## Collected data
------------------------------------------------------------------------
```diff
@@ -204,21 +212,14 @@
         if (!pz) HIP_TRY(hipMemsetAsync(ctx->sl_gh, 0, (size_t)(g.nb + 4) * 4, ctx->stream));
         const int64_t n_samp = (n + CS_SRATE - 1) / CS_SRATE;
         const unsigned sgrid = (unsigned)std::min<int64_t>(256, (n_samp + CS_THREADS - 1) / CS_THREADS);
-        if (fuse_sample) {
-            const CsSampleArgs sa{strict, probe->contig, probe->start, probe->end, n, ctx->sl_gh, sgrid, hist_lds + 16};
-            IVJ_TRY(cs_ensure_tables(ctx, ix, &sa));
-        } else {
-            with_bool(strict, [&](auto S) {
-                LAUNCH_LDS(ctx, "cs_sample", (k_cs_sample_hist<S>), sgrid, CS_THREADS, hist_lds + 16, tab, g, probe->contig, probe->start, probe->end, n, ctx->sl_gh);
-            });
-        }
+        if (fuse_sample) IVJ_TRY(cs_ensure_tables(ctx, ix, true));
+        with_bool(strict, [&](auto S) {
+            LAUNCH_LDS(ctx, "cs_sample", (k_cs_sample_hist<S>), sgrid, CS_THREADS, hist_lds + 16, tab, g, probe->contig, probe->start, probe->end, n, ctx->sl_gh);
+        });
         const bool sticky12 = ctx->cs_rec8_streak >= CS_REC8_GIVE_UP && (++ctx->cs_rec8_skipped & 63) != 0;
         const int allow8 = (ctx->cs_env_rec8 != 0 && !ctx->cs_force_rec12 && !sticky12) ? 1 : 0;
         ctx->cs_rec8_tried = allow8 != 0;
-        const bool far_hw = fuse_sample && ix->cs_far_pending && ctx->cs_far_owner == ix && ctx->cs_far_hw_seq != 0;
-        LAUNCH(ctx, "cs_regions", k_cs_regions, 1, CS_THREADS, (const uint32_t*)ctx->sl_gh, g.nb, cs_region_slack(ctx, g, n), allow8, ctx->sl_rstart, ctx->sl_rcur, ctx->sl_meta,
-               (const int32_t*)(ix->flags + 1), far_hw ? ctx->hw_dev : (uint32_t*)nullptr, ctx->cs_far_hw_seq);
-        if (far_hw) HIP_TRY(hipEventRecord(ctx->cs_event, ctx->stream));
+        LAUNCH(ctx, "cs_regions", k_cs_regions, 1, CS_THREADS, (const uint32_t*)ctx->sl_gh, g.nb, cs_region_slack(ctx, g, n), allow8, ctx->sl_rstart, ctx->sl_rcur, ctx->sl_meta);
         unsigned long long* state = reinterpret_cast<unsigned long long*>(ctx->sl_meta + 4);
         if (allow8) t_begin(ctx, "cs_scatter");
         auto scatter = [&](auto R8) {
diff --git a/polars-bio_amd/csrc/ivjoin.hip b/polars-bio_amd/csrc/ivjoin.hip
--- a/polars-bio_amd/csrc/ivjoin.hip
+++ b/polars-bio_amd/csrc/ivjoin.hip
@@ -96,6 +96,7 @@
     if (const char* ev = std::getenv("IVJ_CS_SLACK")) ctx->cs_env_slack = std::atoi(ev);
     if (const char* ev = std::getenv("IVJ_CS_REC8")) ctx->cs_env_rec8 = std::atoi(ev);
     if (const char* ev = std::getenv("IVJ_CS_FUSE_SAMPLE")) ctx->cs_env_fuse_sample = std::atoi(ev);
+    if (const char* ev = std::getenv("IVJ_CS_SIDE")) ctx->cs_env_side = std::atoi(ev);
     if (const char* ev = std::getenv("IVJ_CS_FILL_TWO")) ctx->cs_env_fill_two = std::atoi(ev);
     if (const char* ev = std::getenv("IVJ_CS_WALK")) ctx->cs_env_walk = std::atoi(ev) != 0 ? 1 : 0;
     if (const char* ev = std::getenv("IVJ_JOINT_BINS")) ctx->env_joint_bins = std::atoi(ev);
@@ -141,8 +142,9 @@
     if (!ctx) return;
     DeviceGuard g(ctx->device);
     (void)hipStreamSynchronize(ctx->stream);
+    if (ctx->cs_side) (void)hipStreamSynchronize(ctx->cs_side);
     while (!ctx->streams.empty()) stream_release(ctx->streams.back(), false);
-    for (ivj_index* ix : ctx->live) ix->ctx = nullptr;
+    for (ivj_index* ix : ctx->live) { ix->ctx = nullptr; ix->cs_side_ev = nullptr; }
     for (ivj_comm* cm : ctx->comms) comm_detach(cm);
     if (ctx->arena.base) (void)hipFree(ctx->arena.base);
     if (ctx->ov_buf) (void)hipFree(ctx->ov_buf);
@@ -154,6 +156,8 @@
     if (ctx->nl_cache) (void)hipFree(ctx->nl_cache);
     if (ctx->ix3_event) (void)hipEventDestroy(ctx->ix3_event);
     if (ctx->cs_event) (void)hipEventDestroy(ctx->cs_event);
+    if (ctx->cs_fork) (void)hipEventDestroy(ctx->cs_fork);
+    if (ctx->cs_side) (void)hipStreamDestroy(ctx->cs_side);
     if (ctx->h_total) (void)hipHostFree(ctx->h_total);
     if (std::getenv("IVJ_DEBUG_REDO")) std::fprintf(stderr, "[ivj] context: host words %s, %lld misses of %u; ix3 fallbacks %lld\n", ctx->hw ? "on" : "off", (long long)ctx->hw_misses, ctx->hw_seq, (long long)ctx->ix3_fallbacks);
     if (ctx->hw) (void)hipHostFree(ctx->hw);
@@ -230,6 +234,11 @@
 void ivj_index_free(ivj_index* ix) {
     if (!ix) return;
     ivj_ctx* ctx = ix->ctx;
+    if (ix->cs_side_ev) {
+        DeviceGuard g(ix->device);
+        (void)hipEventSynchronize(ix->cs_side_ev);
+        ix->cs_side_ev = nullptr;
+    }
     if (ctx) {
         if (ctx->ov_ix == ix) { ctx->ov_ix = nullptr; ctx->ov_n = -1; }
         for (size_t k = 0; k < ctx->live.size(); ++k)
```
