-            uint32_t d[5][2];
-#pragma unroll
-            for (int k = 0; k < 5; ++k) ld_src(2 * y0 - 2 + k, d[k][0], d[k][1]);
-#pragma unroll
-            for (int k = 0; k < 5; ++k) hsum(d[k][0], d[k][1], hx[k], hy[k]);
-        }
-        uint32_t p0, p1, q0, q1;
-        ld_src(2 * y0 + 3, p0, p1);
-        ld_src(2 * y0 + 4, q0, q1);
-        uint32_t vu = direct(refl101(y0 - 1, ho));
-        uint32_t vc = vert(hx, hy);
-        put_row(y0, vc);
-        for (int y = y0; y < y1; ++y) {
-            uint32_t vl;
-            if (y + 1 < y1) {
-                hx[0] = hx[2]; hy[0] = hy[2];
-                hx[1] = hx[3]; hy[1] = hy[3];
-                hx[2] = hx[4]; hy[2] = hy[4];
-                hsum(p0, p1, hx[3], hy[3]);
-                hsum(q0, q1, hx[4], hy[4]);
-                ld_src(2 * y + 5, p0, p1);
-                ld_src(2 * y + 6, q0, q1);
-                vl = vert(hx, hy);
-                put_row(y + 1, vl);
+            const uint32_t vc = vert(hx, hy);
+            put_row(y0, vc);
+            C = pr_unpack(vc);
+        }
+        auto advance = [&]() {
+            hx[0] = hx[2]; hy[0] = hy[2];
+            hx[1] = hx[3]; hy[1] = hy[3];
+            hx[2] = hx[4]; hy[2] = hy[4];
+            hsum(p0, p1, hx[3], hy[3]);
+            hsum(q0, q1, hx[4], hy[4]);
+        };
+        int y = y0;
+        if (inner) {
+            auto run = [&](auto FX) {
+                int so = (int)A.soff + (VO_BORDER + 2 * y0 + 5) * A.spitch;
+                int sp = row_off(VO_BORDER + y0 + 1), sd = row_off(VO_BORDER + y0);
+                for (; y < y1 - 1; ++y) {
+                    advance();
+                    ld8(so, p0, p1);
+                    ld8(so + A.spitch, q0, q1);
+                    uint32_t vl = vraw(hx, hy);
+                    if (decltype(FX)::value) vl = fixv(vl);
+                    if (wlane) st_row(sp, vl);
+                    L = pr_unpack(vl);
+                    put_der(sd, U, C, L, decltype(FX)::value && partcols);
+                    U = C;
+                    C = L;
+                    so += 2 * A.spitch;
+                    sp += A.pitch;
+                    sd += A.pitch;
+                }
+            };
+            if (fixcols) run(std::true_type{});
+            else run(std::false_type{});
+        }
+        for (; y < y1; ++y) {
+            if (y + 1 < ho) {
+                advance();
+                if (y + 1 < y1) {
+                    ld_src(2 * y + 5, p0, p1);
+                    ld_src(2 * y + 6, q0, q1);
+                }
+                const uint32_t vl = vert(hx, hy);
+                if (y + 1 < y1) put_row(y + 1, vl);
+                L = pr_unpack(vl);
             } else {
-                vl = direct(refl101(y1, ho));
-            }
-            put_der(y, vu, vc, vl);
-            vu = vc;
-            vc = vl;
+                L = U;
+            }
+            put_der(row_off(VO_BORDER + y), U, C, L, partcols);
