template <typename T>
static int omnibus_c2_impl(const void *c11, const void *c12re, const void *c12im, const void *c22,
                           int64_t ny, int64_t nx, int64_t k, int64_t sy, int64_t sx, int64_t st,
                           uint32_t n_looks, double alpha, uint8_t *change, void *z_out,
                           void *p_out, void *workspace, size_t workspace_bytes,
                           hipStream_t stream, const int64_t *pm_ids = nullptr,
                           const OmniMlPlan *mlp = nullptr)
{
    const int64_t npix = ny * nx;
    const OmniWorkspace w = omni_layout(npix, ny, k, sizeof(T), mlp ? mlp->seg : 0);
    if (const int rc = check_workspace("nd_amd_omnibus_c2", workspace, workspace_bytes, w.min_total, true)) return rc;
    unsigned char *ws = static_cast<unsigned char *>(workspace);
    uint32_t *flag_count = reinterpret_cast<uint32_t *>(ws + w.off_count);
    OmniTabEntry *tab_dev = reinterpret_cast<OmniTabEntry *>(ws + w.off_tab);
    uint32_t *flag_idx = reinterpret_cast<uint32_t *>(ws + w.off_idx);

    const std::vector<OmniTabEntry> htab = get_table((int)k, n_looks, alpha, dtype_of<T>(), OmniFamily{2, 1});
    OmniTab tab;
    bool tab_in_args;
    ND_HIP_CHECK(stage_table(htab, k, &tab, tab_dev, stream, &tab_in_args));

    ND_HIP_CHECK(hipMemsetAsync(flag_count, 0, kCounterBytes, stream));

    OmniGlobalArgs<T> g;
    g.c11 = static_cast<const T *>(c11);
    g.c12r = static_cast<const T *>(c12re);
    g.c12i = static_cast<const T *>(c12im);
    g.c22 = static_cast<const T *>(c22);
    g.sy = sy;
    g.sx = sx;
    g.st = st;
    g.k = (int)k;
    g.write_tab = tab_in_args ? 1 : 0;
    g.nlooks = (double)n_looks;
    g.alpha = alpha;
    g.e = htab[(size_t)k];
    g.change = change;
    g.z_out = static_cast<T *>(z_out);
    g.p_out = static_cast<T *>(p_out);
    g.flag_count = flag_count;
    g.flag_idx = flag_idx;
    g.tab_dev = tab_dev;
    g.dense_idx = reinterpret_cast<uint32_t *>(ws + w.off_dense);
    g.segd = w.segd;
    const bool dense_ok = k <= (sizeof(T) == 4 ? 32 : 16) && pm_ids == nullptr && mlp == nullptr;
    g.dense_min = dense_ok ? kDenseMin : 65;
    const bool stats = (z_out != nullptr) || (p_out != nullptr);
    const bool retain = k <= (sizeof(T) == 4 ? kRetainMaxF32 : kRetainMaxF64);
    const bool global_screen_ok = (htab[(size_t)k].zlo > -INFINITY) || (htab[(size_t)k].zhi < INFINITY);
    const bool exact_flags = !global_screen_ok && mlp == nullptr && k >= 2;
    const bool stats_a = stats || exact_flags;
    static const double fused_alpha = env_double("ND_AMD_FUSED_ALPHA", 0.75);
    const double fused_alpha_regs = nd_amd::fused_alpha_regs();
    const bool fused = retain && dense_ok && alpha < fused_alpha_regs && !exact_flags;
    const bool fused_stats = fused && stats;
    const bool stream_long = !dense_ok && pm_ids == nullptr && mlp == nullptr && k <= kStreamChainMax &&
                             alpha < fused_alpha && !exact_flags;
    const bool ml_chain = mlp != nullptr && k >= 2 && alpha < fused_alpha_regs;
    static const bool stats_split_env0 = env_int("ND_AMD_STATS_SPLIT", 0) != 0;
    const bool stats_long_chain = stream_long && stats && !stats_split_env0 && k >= 3;
    const bool stats_split = stream_long && stats && !stats_long_chain;
    static const bool split_env = env_int("ND_AMD_C2_SPLIT", 1) != 0;
    const bool split_stats_ok = !(sizeof(T) == 8 && k > 48);
    const bool split_ok = split_env && search_fs_enabled() && !retain && !stream_long && (!stats || split_stats_ok) && !exact_flags &&
                          k <= (sizeof(T) == 4 ? 192 : 96) && pm_ids == nullptr && mlp == nullptr && sx == 1;
    static const bool gate_env = env_int("ND_AMD_GATE", 1) != 0;
    g.gate = flag_count + 2;
    g.gate_n = 0;
    g.gate_mode = 0;
    {
        const size_t per = (size_t)k * 4 * sizeof(T);
        size_t cap = (retain || stream_long || split_ok) ? (workspace_bytes - w.off_dump) / per / kShards : 0;
        g.seg = w.seg;
        if (cap > g.seg) cap = g.seg;
        if (split_ok) cap &= ~(size_t)63;
        g.dump = reinterpret_cast<T *>(ws + w.off_dump);
        g.dump_cap = (uint32_t)cap;
    }

    constexpr int VPPT = 16 / sizeof(T);
    const size_t es = sizeof(T);
    const bool aligned = (sx == 1) && (((uintptr_t)c11 | (uintptr_t)c12re | (uintptr_t)c12im |
                                        (uintptr_t)c22) & 15) == 0 &&
                         ((sy * (int64_t)es) % 16 == 0) && ((st * (int64_t)es) % 16 == 0);
    unsigned long long *const hand_ws = reinterpret_cast<unsigned long long *>(ws + w.off_hand);
    const int ppt = retain ? 1 : (aligned ? VPPT : 1);
    RowWalk rw;
    if (const int rc = row_walk("nd_amd_omnibus_c2", ny, nx, sy, sx, pm_ids != nullptr,
                                retain ? (int64_t)kRetainThreads : (int64_t)kGlobalThreads * ppt, &rw))
        return rc;
    const bool flat = rw.flat;
    g.nx = rw.nx;
    g.nrows = rw.nrows;
    g.blocks_per_row = rw.blocks_per_row;
    const int64_t nblocks = rw.nblocks();
    auto take_sample = [&]() -> bool {
        const int64_t sblocks_total = ceil_div(npix, (int64_t)kRetainThreads);
        if (!gate_env || !retain || sblocks_total < 4096) return false;
        OmniSampleArgs<T> sa;
        sa.c11 = g.c11;
        sa.c12r = g.c12r;
        sa.c12i = g.c12i;
        sa.c22 = g.c22;
        sa.nx = g.nx;
        sa.blocks_per_row = ceil_div(g.nx, (int64_t)kRetainThreads);
        const int64_t total = sa.blocks_per_row * g.nrows;
        const int64_t nsb = pm_ids ? 128 : 512;
        sa.block_stride = total / nsb;
        sa.sy = sy;
        sa.sx = sx;
        sa.st = st;
        sa.m11 = pm_ids ? (int)pm_ids[0] : 1;
        sa.m12 = pm_ids ? (int)pm_ids[1] : 1;
        sa.m22 = pm_ids ? (int)pm_ids[3] : 1;
        sa.k = (int)k;
        sa.nlooks = g.nlooks;
        sa.e = g.e;
        sa.gate_out = flag_count + 2;
        g.gate_n = (uint32_t)(nsb * kRetainThreads);
        KernelTimer timer(ND_AMD_KERNEL_OMNIBUS_SAMPLE, stream);
        hipLaunchKernelGGL((omnibus_c2_sample_kernel<T>), dim3((unsigned)nsb), dim3(kRetainThreads), 0,
                           stream, sa);
        return true;
    };
    auto launch_dense = [&](hipStream_t sq, uint32_t *count, uint32_t *idx, uint32_t *dense_idx, T *dump,
                            uint32_t seg, uint32_t segd, uint32_t dump_cap, int64_t npix_listed) {
        OmniDenseArgs<T> d;
        d.c11 = g.c11;
        d.c12r = g.c12r;
        d.c12i = g.c12i;
        d.c22 = g.c22;
        d.nx = nx;
        d.npix = npix;
        d.sy = sy;
        d.sx = sx;
        d.st = st;
        d.k = (int)k;
        d.flat = flat ? 1 : 0;
        d.nlooks = g.nlooks;
        d.alpha = alpha;
        d.change = change;
        d.flag_count = count;
        d.dense_idx = dense_idx;
        d.segd = segd;
        d.tab = tab_dev;
        d.flag_idx = idx;
        d.seg = seg;
        d.dump = dump;
        d.dump_cap = dump_cap;
        const dim3 gridd((unsigned)(shard_blocks(npix_listed, kShards, 64, 32) * kShards)), blockd(64);
        const DenseScreen scr = make_dense_screen<T>(htab, (int)k, n_looks);
        const StreamScreen<32> ssd = make_stream_screen<T, 32>(htab, scr, (int)k, n_looks);
        KernelTimer timer(ND_AMD_KERNEL_OMNIBUS_DENSE, sq);
        pick_le<8, 16, 24, 32>((int)k, [&](auto K) {
            constexpr int KMAX = decltype(K)::value;
            if constexpr (dense_has<T>(KMAX))
                hipLaunchKernelGGL((omnibus_c2_dense_kernel<T, KMAX>), gridd, blockd, 0, sq, d, ssd);
        });
    };
    const bool low_threshold = fused || stream_long || ml_chain || (pm_ids != nullptr && alpha < fused_alpha && !exact_flags);
    auto launch_search = [&](hipStream_t sq, const uint32_t *count, const uint32_t *idx, const T *dump,
                             uint32_t seg, uint32_t dump_cap, int64_t npix_listed,
                             unsigned long long *hand, uint32_t hand_words) -> int {
        OmniSearchArgs<T> s;
        s.c11 = g.c11;
        s.c12r = g.c12r;
        s.c12i = g.c12i;
        s.c22 = g.c22;
        s.nx = nx;
        s.sy = sy;
        s.sx = sx;
        s.st = st;
        s.m11 = pm_ids ? (int)pm_ids[0] : 1;
        s.m12 = pm_ids ? (int)pm_ids[1] : 1;
        s.m22 = pm_ids ? (int)pm_ids[3] : 1;
        s.k = (int)k;
        s.nlooks = g.nlooks;
        s.alpha = alpha;
        s.change = change;
        s.flag_count = count;
        s.flag_idx = idx;
        s.seg = seg;
        s.tab = tab_dev;
        s.dump = dump;
        s.dump_cap = dump_cap;
        s.hand_bits = nullptr;
        s.hand_words = hand_words;
        s.hand_count = const_cast<uint32_t *>(count) + 3;
        s.starts_max = 0;
        s.first = 0;
        const size_t scr_bytes = (size_t)(k + 1) * 4 * sizeof(double);
        const size_t lds_bytes = (size_t)k * 4 * 64 * sizeof(T) + scr_bytes;
        const bool use_lds = lds_bytes <= 150 * 1024;
        const bool fs = search_fs_enabled() && k <= kScreenLong;
        DenseScreenLong fscr;
        memset(&fscr, 0, sizeof(fscr));
        for (int j = 0; j <= kScreenLong; ++j) {
            fscr.e[j].a = -INFINITY;
            fscr.e[j].b = INFINITY;
            if (fs && j >= 1 && j <= (int)k) fscr.e[j] = make_dense_entry<T>(htab[(size_t)j], j, n_looks);
        }
        auto allow_image_lds = [](auto PXW, size_t bytes) -> hipError_t {
            hipError_t e = hipSuccess;
            for (const bool with_fs : {false, true})
                pick(with_fs, [&](auto FS) {
                    if (e == hipSuccess)
// ... 374 lines not shown
                pick_le<32, 64, 128>((int)k, [&](auto NJ) {
                    constexpr int NJ_ = decltype(NJ)::value, MW = NJ_ / 64;
                    pick(buf, [&](auto B) {
                        pick(stats_long_chain, [&](auto S) {
                            hipLaunchKernelGGL((omnibus_c2_stream_chain_kernel<T, PF, decltype(B)::value ? 1 : 0, MW, decltype(S)::value>), grid, block, 0, stream, g, tab,
                                               make_stream_screen<T, NJ_>(htab, scr, (int)k, n_looks));
                        });
                    });
                });
            } else
                pick_le<32, 64, 128>((int)k, [&](auto NJ) {
                    constexpr int NJ_ = decltype(NJ)::value, MW = NJ_ / 64;
                    pick(buf, [&](auto B) {
                        hipLaunchKernelGGL((omnibus_c2_stream_kernel<T, PF, decltype(B)::value ? 1 : 0, MW>), grid, block, 0, stream, g, tab, nopm,
                                           make_stream_screen<T, NJ_>(htab, scr, (int)k, n_looks));
                    });
                });
            g.blocks_per_row = bpr_keep;
        }
        g.dense_min = 65;
        if (gated) {
            g.gate_mode = 2;
            KernelTimer timer(ND_AMD_KERNEL_OMNIBUS_GLOBAL, stream);
            launch_retain<T>(g, tab, nblocks, stats && !stats_split, stream);
        }
        g.gate_mode = 0;
    } else if (split_ok) {
        KernelTimer timer(ND_AMD_KERNEL_OMNIBUS_GLOBAL, stream);
        if (const int rc = row_blocks("nd_amd_omnibus_c2", &rw, 64)) return rc;
        g.blocks_per_row = rw.blocks_per_row;
        const int64_t nbs = rw.nblocks();
        const float rel = 3.f * (5.f * (float)k + 8.f) * (sizeof(T) == 4 ? 5.9604645e-08f : 1.1102230e-16f);
        const dim3 grid((unsigned)nbs);
        auto launch_split = [&](auto KQ, auto NS) {
            constexpr int NS_ = decltype(NS)::value;
            pick(stats, [&](auto S) {
                hipLaunchKernelGGL((omnibus_c2_split_kernel<T, decltype(KQ)::value, NS_, decltype(S)::value>), grid, dim3(64 * NS_), 0, stream,
                                   g, tab, rel);
            });
        };
        if constexpr (std::is_same<T, float>::value) {
            const int ns = k <= 96 ? 4 : 8;
            pick_eq<4, 8>(ns, [&](auto NS) {
                pick_le<16, 20, 24>((int)ceil_div(k, ns), [&](auto KQ) { launch_split(KQ, NS); });
            });
        } else {
            const int ns = k <= 48 ? 4 : 8;
            pick_eq<4, 8>(ns, [&](auto NS) {
                pick_le<8, 12>((int)ceil_div(k, ns), [&](auto KQ) { launch_split(KQ, NS); });
            });
        }
    } else {
        KernelTimer timer(ND_AMD_KERNEL_OMNIBUS_GLOBAL, stream);
        if (omni_c2_wave_search(dtype_of<T>(), k, sx, alpha, n_looks, stats) && g.dense_min == kDenseMin)
            launch_retain_wsearch<T>(g, tab, make_dense_screen<T>(htab, (int)k, n_looks), nblocks, stream);
        else if (retain)
            launch_retain<T>(g, tab, nblocks, stats || exact_flags, stream);
        else if (aligned)
            launch_global<T, VPPT>(g, tab, nblocks, stats || exact_flags, stream);
        else
            launch_global<T, 1>(g, tab, nblocks, stats || exact_flags, stream);
    }
    ND_HIP_CHECK(hipGetLastError());

    if (retain && g.dense_min <= 64 && (!fused || gated) && pm_ids == nullptr)
        launch_dense(stream, flag_count, flag_idx, g.dense_idx, g.dump, g.seg, g.segd, g.dump_cap, npix);
    ND_HIP_CHECK(hipGetLastError());

    {
        const int rc = launch_search(stream, flag_count, flag_idx, g.dump, g.seg, g.dump_cap, npix,
                                     hand_ws, g.seg / 64 + 1);
        if (rc != ND_AMD_OK) return rc;
    }
    ND_HIP_CHECK(hipGetLastError());
    return ND_AMD_OK;
}

}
------------------------------------------------------------------------
## Problem details
Write down again, exactly as given, only the lines above that fall from the line with "if (cap > g.seg) cap = g.seg;" to the line with "const bool aligned", inclusive.

## Response below
        if (cap > g.seg) cap = g.seg;
        if (split_ok) cap &= ~(size_t)63;
        g.dump = reinterpret_cast<T *>(ws + w.off_dump);
        g.dump_cap = (uint32_t)cap;
    }

    constexpr int VPPT = 16 / sizeof(T);
    const size_t es = sizeof(T);
    const bool aligned = (sx == 1) && (((uintptr_t)c11 | (uintptr_t)c12re | (uintptr_t)c12im |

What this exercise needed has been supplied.